Cartesian product using macros

If you're generating sequences of tokens to be given as input to another macro, then you're in for some pain.

The basics

Macro invocations like a!(b!()) are expanded from the outside only; first a! is expanded (receiving the literal tokens b ! ()), and then once that is finished, if any macro invocations are left in the output, those get expanded.

In other words, println!("{}", b!()) works precisely because it does not attempt to "eval" b!().

Getting around this limitation is... fun.

Uh... "fun"?

Here's a place where I used a cartesian product in one of my own macros. It gradually turns something like this...

// (note: in the source linked above this is written as
//  newtype_ops__!{@product::next(...) -> ()}
//  simply to avoid macro namespace pollution)
product_next!{ ({a b c} {A B}) -> () }

...into this...

product_next!{ ({A B}) -> (a) }
product_next!{ ({A B}) -> (b) }
product_next!{ ({A B}) -> (c) }

...into this...

product_next!{ () -> (a A) }
product_next!{ () -> (a B) }
product_next!{ () -> (b A) }
product_next!{ () -> (b B) }
product_next!{ () -> (c A) }
product_next!{ () -> (c B) }

...and then into this...

interpret!{ (a A) }
interpret!{ (a B) }
interpret!{ (b A) }
interpret!{ (b B) }
interpret!{ (c A) }
interpret!{ (c B) }

which then continues on with the next step. Note that for your use case you probably want the expansion to be more like this: (thankfully this is equally possible)

product_next!{ ({a b c} {A B}) -> (()) }
product_next!{         ({A B}) -> ((a) (b) (c)) }
product_next!{              () -> ((a A) (a B) (b A) (b B) (c A) (c B)) }
interpret!{ (a A) (a B) (b A) (b B) (c A) (c B) }

The key thing to notice here is that we never let a macro "finish". The product_next macro directly calls the interpret! macro. At all times, all of our partially built expressions are safely contained inside macro argument lists where they won't be evaluated.

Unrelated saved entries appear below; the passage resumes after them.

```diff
@@ -457,15 +492,24 @@
 #pragma unroll
             for (int blk = 0; blk < 2; ++blk)
 #pragma unroll
-                for (int n = 0; n < 4; ++n) s.st[KB][blk][n] = (f32x4_t){0.f, 0.f, 0.f, 0.f};
+                for (int n = 0; n < NB; ++n) s.st[KB][blk][n] = (f32x4_t){0.f, 0.f, 0.f, 0.f};
         }
         const char* base = smem + M16_K(slot) + G * 1024 + qi * 16 + KB * 512;
 #pragma unroll
         for (int i = 0; i < 8; ++i) {
             const bf16x8_t f = *(const bf16x8_t*)(base + m16_koff(i));
 #pragma unroll
-            for (int n = 0; n < 4; ++n)
-                s.st[KB][i >> 2][n] = __builtin_amdgcn_mfma_f32_16x16x32_bf16(f, qf[n][i & 3], s.st[KB][i >> 2][n], 0, 0, 0);
+            for (int n = 0; n < NB; ++n) {
+                if constexpr (NB == 4)
+                    s.st[KB][i >> 2][n] = __builtin_amdgcn_mfma_f32_16x16x32_bf16(f, qf[n][i & 3], s.st[KB][i >> 2][n], 0, 0, 0);
+                else if ((i & 3) == 0) m16_mfma_s_after_valu(s.st[KB][i >> 2][n], f, qf[n][i & 3]);
+                else m16_mfma_s(s.st[KB][i >> 2][n], f, qf[n][i & 3]);
+            }
+        }
+        if constexpr (NB != 4) {
+            asm volatile("s_nop 7\n\ts_nop 7\n\ts_nop 3"
+                         : "+v"(s.st[KB][0][0]), "+v"(s.st[KB][0][1]), "+v"(s.st[KB][0][2]), "+v"(s.st[KB][0][3]), "+v"(s.st[KB][0][NB - 1]),
+                           "+v"(s.st[KB][1][0]), "+v"(s.st[KB][1][1]), "+v"(s.st[KB][1][2]), "+v"(s.st[KB][1][3]), "+v"(s.st[KB][1][NB - 1]));
         }
     };
     auto bare_PV = [&](auto kbc, int slot) __attribute__((always_inline)) {
@@ -475,7 +519,7 @@
         for (int i = 0; i < 8; ++i) {
             const bf16x8_t f = *(const bf16x8_t*)(base + m16_voff(i));
 #pragma unroll
-            for (int n = 0; n < 4; ++n)
+            for (int n = 0; n < NB; ++n)
                 s.ot[i][n] = __builtin_amdgcn_mfma_f32_16x16x32_bf16(f, s.pf[KB][n], s.ot[i][n], 0, 0, 0);
         }
     };
@@ -485,9 +529,9 @@
     bool exact_pass = nfull < 3;
     if (!exact_pass) {
     for (int attempt = 0;; ++attempt) {
-        auto tile_max = [&](float (&mx)[4]) __attribute__((always_inline)) {
-#pragma unroll
-            for (int n = 0; n < 4; ++n) {
+        auto tile_max = [&](float (&mx)[NB]) __attribute__((always_inline)) {
+#pragma unroll
+            for (int n = 0; n < NB; ++n) {
                 float a = fmaxf(fmaxf(s.st[0][0][n][0], s.st[0][0][n][1]), fmaxf(s.st[0][0][n][2], s.st[0][0][n][3]));
                 float b = fmaxf(fmaxf(s.st[0][1][n][0], s.st[0][1][n][1]), fmaxf(s.st[0][1][n][2], s.st[0][1][n][3]));
                 float c2 = fmaxf(fmaxf(s.st[1][0][n][0], s.st[1][0][n][1]), fmaxf(s.st[1][0][n][2], s.st[1][0][n][3]));
@@ -495,16 +539,17 @@
                 mx[n] = fmaxf(mx[n], fmaxf(fmaxf(a, b), fmaxf(c2, d2)));
             }
         };
-        auto set_reference = [&](const float (&mx)[4], float above) __attribute__((always_inline)) {
-#pragma unroll
-            for (int n = 0; n < 4; ++n) {
+        auto set_reference = [&](const float (&mx)[NB], float above) __attribute__((always_inline)) {
+#pragma unroll
+            for (int n = 0; n < NB; ++n) {
                 float m = fmaxf(mx[n], __shfl_xor(mx[n], 16, 64));
                 m = fmaxf(m, __shfl_xor(m, 32, 64)) + above;
                 s.mq[n] = (f32x4_t){-m, -m, -m, -m};
             }
         };
         if (attempt) {
-            float mx[4] = {-1e30f, -1e30f, -1e30f, -1e30f};
+            M16RowMax<NB> mx0;
+            float (&mx)[NB] = mx0.v;
 #pragma unroll
             for (int a = 0; a < 4; ++a) dma_k4(a, a);
             for (int t = 0; t < T; ++t) {
@@ -529,7 +574,8 @@
         bare_S(KB0{}, 0, 64);
         bare_S(KB1{}, 0, 64);
         if (attempt == 0) {
-            float mx[4] = {-1e30f, -1e30f, -1e30f, -1e30f};
+            M16RowMax<NB> mx0;
+            float (&mx)[NB] = mx0.v;
             tile_max(mx);
             set_reference(mx, c_log2 > 1e-20f ? 64.f / c_log2 : 0.f);
         }
@@ -538,10 +584,11 @@
 #pragma unroll
             for (int blk = 0; blk < 2; ++blk)
 #pragma unroll
-                for (int n = 0; n < 4; ++n) s.st[kb][blk][n] += s.mq[n];
+                for (int n = 0; n < NB; ++n) s.st[kb][blk][n] += s.mq[n];
         m16_softmax_zero<0>(s, c_log2);
 #pragma unroll
-        for (int n = 0; n < 4; ++n) asm volatile("" : "+v"(s.l_run[n]));
+        for (int n = 0; n < NB; ++n) asm volatile("" : "+v"(s.l_run[n]));
+        if constexpr (NB != 4) zero_ot();
         prefetch(k_addr(1, 0), v_addr(0, 0));
         m16_step<0, 1, true, true, SCALED, ORD>(s, qf, kf, vf, k_addr(1, 0), v_addr(0, 0), k_addr(1, 1), v_addr(0, 1), c_log2, M16NoDma());
         int t = 1;
@@ -628,7 +675,7 @@
         m16_wait<0>();
         asm volatile("" ::"v"(kf[0]), "v"(kf[1]), "v"(kf[2]), "v"(kf[3]), "v"(vf[0]), "v"(vf[1]), "v"(vf[2]), "v"(vf[3]));
 #pragma unroll
-        for (int n = 0; n < 4; ++n) {
+        for (int n = 0; n < NB; ++n) {
             s.l_run[n] += s.psa[n] + s.psb[n];
             s.psa[n] = s.psb[n] = 0.f;
             float lt = s.l_run[n] + __shfl_xor(s.l_run[n], 16, 64);
@@ -648,6 +695,7 @@
     }
     if (exact_pass) {
         reset();
+        if constexpr (NB != 4) zero_ot();
         for (int t = 0; t < T; ++t) {
             __syncthreads();
             dma_k4(t, 0), dma_v4(t, 0);
@@ -668,11 +716,11 @@
         qi = l3 & 15, G = l3 >> 4;
     }
 #pragma unroll
-    for (int n = 0; n < 4; ++n) {
+    for (int n = 0; n < NB; ++n) {
         float l_tot = s.l_run[n] + __shfl_xor(s.l_run[n], 16, 64);
         l_tot += __shfl_xor(l_tot, 32, 64);
         const float inv = 1.f / l_tot;
-        const int64_t qr = (int64_t)qb0 * M16_QB + wave * 64 + n * 16 + qi;
+        const int64_t qr = (int64_t)qb0 * (64 * NB) + wave * (16 * NB) + n * 16 + qi;
         if (lse && G == 0 && qr < Lq) lse[(int64_t)head * Lq + qr] = (s.m_run[n] * c_log2 + __log2f(l_tot)) * 0.6931471805599453f;
         if (qr < Lq) {
             uint16_t* op = o + qr * ldo + head * 128 + G * 4;
@@ -715,20 +763,49 @@
 static unsigned* g_m16_flagcnt = nullptr;
 void mg_attn_m16_hooks(int dbg, unsigned long long* prof, unsigned* flagcnt) { g_m16_dbg = dbg, g_m16_prof = prof, g_m16_flagcnt = flagcnt; }
 
+#ifdef MG_AB_BUILD
+static int g_m16_nb = 0;
+extern "C" int mg_attn_set_query_blocks(int nb) {
+    if (nb != 0 && nb != 4 && nb != 5) return MG_ERR_ARG;
+    g_m16_nb = nb;
+    return MG_OK;
+}
+#else
+static constexpr int g_m16_nb = 0;
+#endif
+static int m16_auto_nb(int64_t Lq, int64_t Lk, int heads, int n_cu, const unsigned* workspace) {
+    if (!workspace || Lk < 1024 * 64) return 4;
+    const int64_t items = (Lq + 319) / 320 * heads;
+    return items >= 32 * (int64_t)n_cu ? 5 : 4;
+}
+
 int mg_attn_m16_launch(const uint16_t* q, int64_t ldq, const uint16_t* kp, const uint16_t* vp, uint16_t* o, int64_t ldo,
                        int64_t Lq, int64_t Lk, int heads, float c_log2, int prescaled, int nqb, float* lse, int reserve_cus,
                        unsigned* workspace, hipStream_t st) {
     const int n_cu = mg_persistent_cus(reserve_cus);
     if (n_cu < 0) return MG_ERR_LAUNCH;
+    const int nb = g_m16_nb ? g_m16_nb : m16_auto_nb(Lq, Lk, heads, n_cu, workspace);
+    if (nb != 4) nqb = (int)((Lq + 64 * nb - 1) / (64 * nb));
     const int total = nqb * heads;
     const unsigned grid = total <= n_cu ? (unsigned)total : (unsigned)n_cu;
     unsigned* tickets = nullptr;
     if (workspace && (int64_t)total >= 32 * (int64_t)grid && !(g_m16_dbg & 16))
         tickets = workspace;
 #define M16_ORD 9
-#define M16_LAUNCH(PROF, SCALED, ORD)                                                                                             \
-    hipLaunchKernelGGL((attn_hd128_m16_kernel<PROF, SCALED, ORD>), dim3(grid), dim3(M16_THREADS), 0, st, q, ldq, kp, vp, o, ldo, Lq, \
+#define M16_LAUNCH_NB(NB, PROF, SCALED, ORD)                                                                                      \
+    hipLaunchKernelGGL((attn_hd128_m16_kernel<NB, PROF, SCALED, ORD>), dim3(grid), dim3(M16_THREADS), 0, st, q, ldq, kp, vp, o, ldo, Lq, \
                        Lk, heads, prescaled ? 1.0f : c_log2, nqb, g_m16_dbg, PROF ? g_m16_prof : nullptr, lse, g_m16_flagcnt, tickets)
+#define M16_LAUNCH(PROF, SCALED, ORD) M16_LAUNCH_NB(4, PROF, SCALED, ORD)
+    if (nb == 5) {
+        if (g_m16_prof) {
+            if (prescaled) M16_LAUNCH_NB(5, true, false, M16_ORD);
+            else M16_LAUNCH_NB(5, true, true, M16_ORD);
+        } else {
+            if (prescaled) M16_LAUNCH_NB(5, false, false, M16_ORD);
+            else M16_LAUNCH_NB(5, false, true, M16_ORD);
+        }
+        return mg_check_launch();
+    }
 #ifdef MG_AB_BUILD
     const int ord = (g_m16_dbg >> 1) & 7;
     const int mo = (g_m16_dbg >> 5) & 3;
@@ -756,5 +833,6 @@
         else M16_LAUNCH(false, true, M16_ORD);
     }
 #undef M16_LAUNCH
+#undef M16_LAUNCH_NB
     return mg_check_launch();
 }
diff --git a/moviigen1.1_amd/wan/backend/lib.py b/moviigen1.1_amd/wan/backend/lib.py
--- a/moviigen1.1_amd/wan/backend/lib.py
+++ b/moviigen1.1_amd/wan/backend/lib.py
@@ -79,6 +79,7 @@
 }
 SIGNATURES_AB = {
     'mg_attn_set_variant': [c_int],
+    'mg_attn_set_query_blocks': [c_int],
     'mg_gemm_set_variant': [c_int],
     'mg_attn_w64_profile': [c_vp],
     'mg_attn_w64_debug': [c_int],
@@ -99,6 +100,7 @@
 _lib_ab = None
 _use_ab = False
 DEFAULT_ATTN_VARIANT = 0
+DEFAULT_ATTN_QUERY_BLOCKS = 0
 
 
 class MoviigenHipError(RuntimeError):
@@ -147,6 +149,7 @@
             return False
         h = load_ab()
         h.mg_attn_set_variant(DEFAULT_ATTN_VARIANT)
+        h.mg_attn_set_query_blocks(DEFAULT_ATTN_QUERY_BLOCKS)
         h.mg_gemm_set_variant(DEFAULT_GEMM_VARIANT)
         h.mg_attn_w64_debug(0)
         h.mg_attn_w64_profile(None)
```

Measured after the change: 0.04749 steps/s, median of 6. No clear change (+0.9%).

Of course, this technique doesn't scale well. If you have n macros that need a cartesian product, you would need to implement the cartesian product n times! The alternative is to write one cartesian product macro which takes a callback; but I'd be cautious about making it too general, as it can be quite a grueling experience to debug.

One more thing

Comma-separated lists of token trees are just silly (individual token trees need no delimiters). You probably want $($T:ty),* if you're parsing types.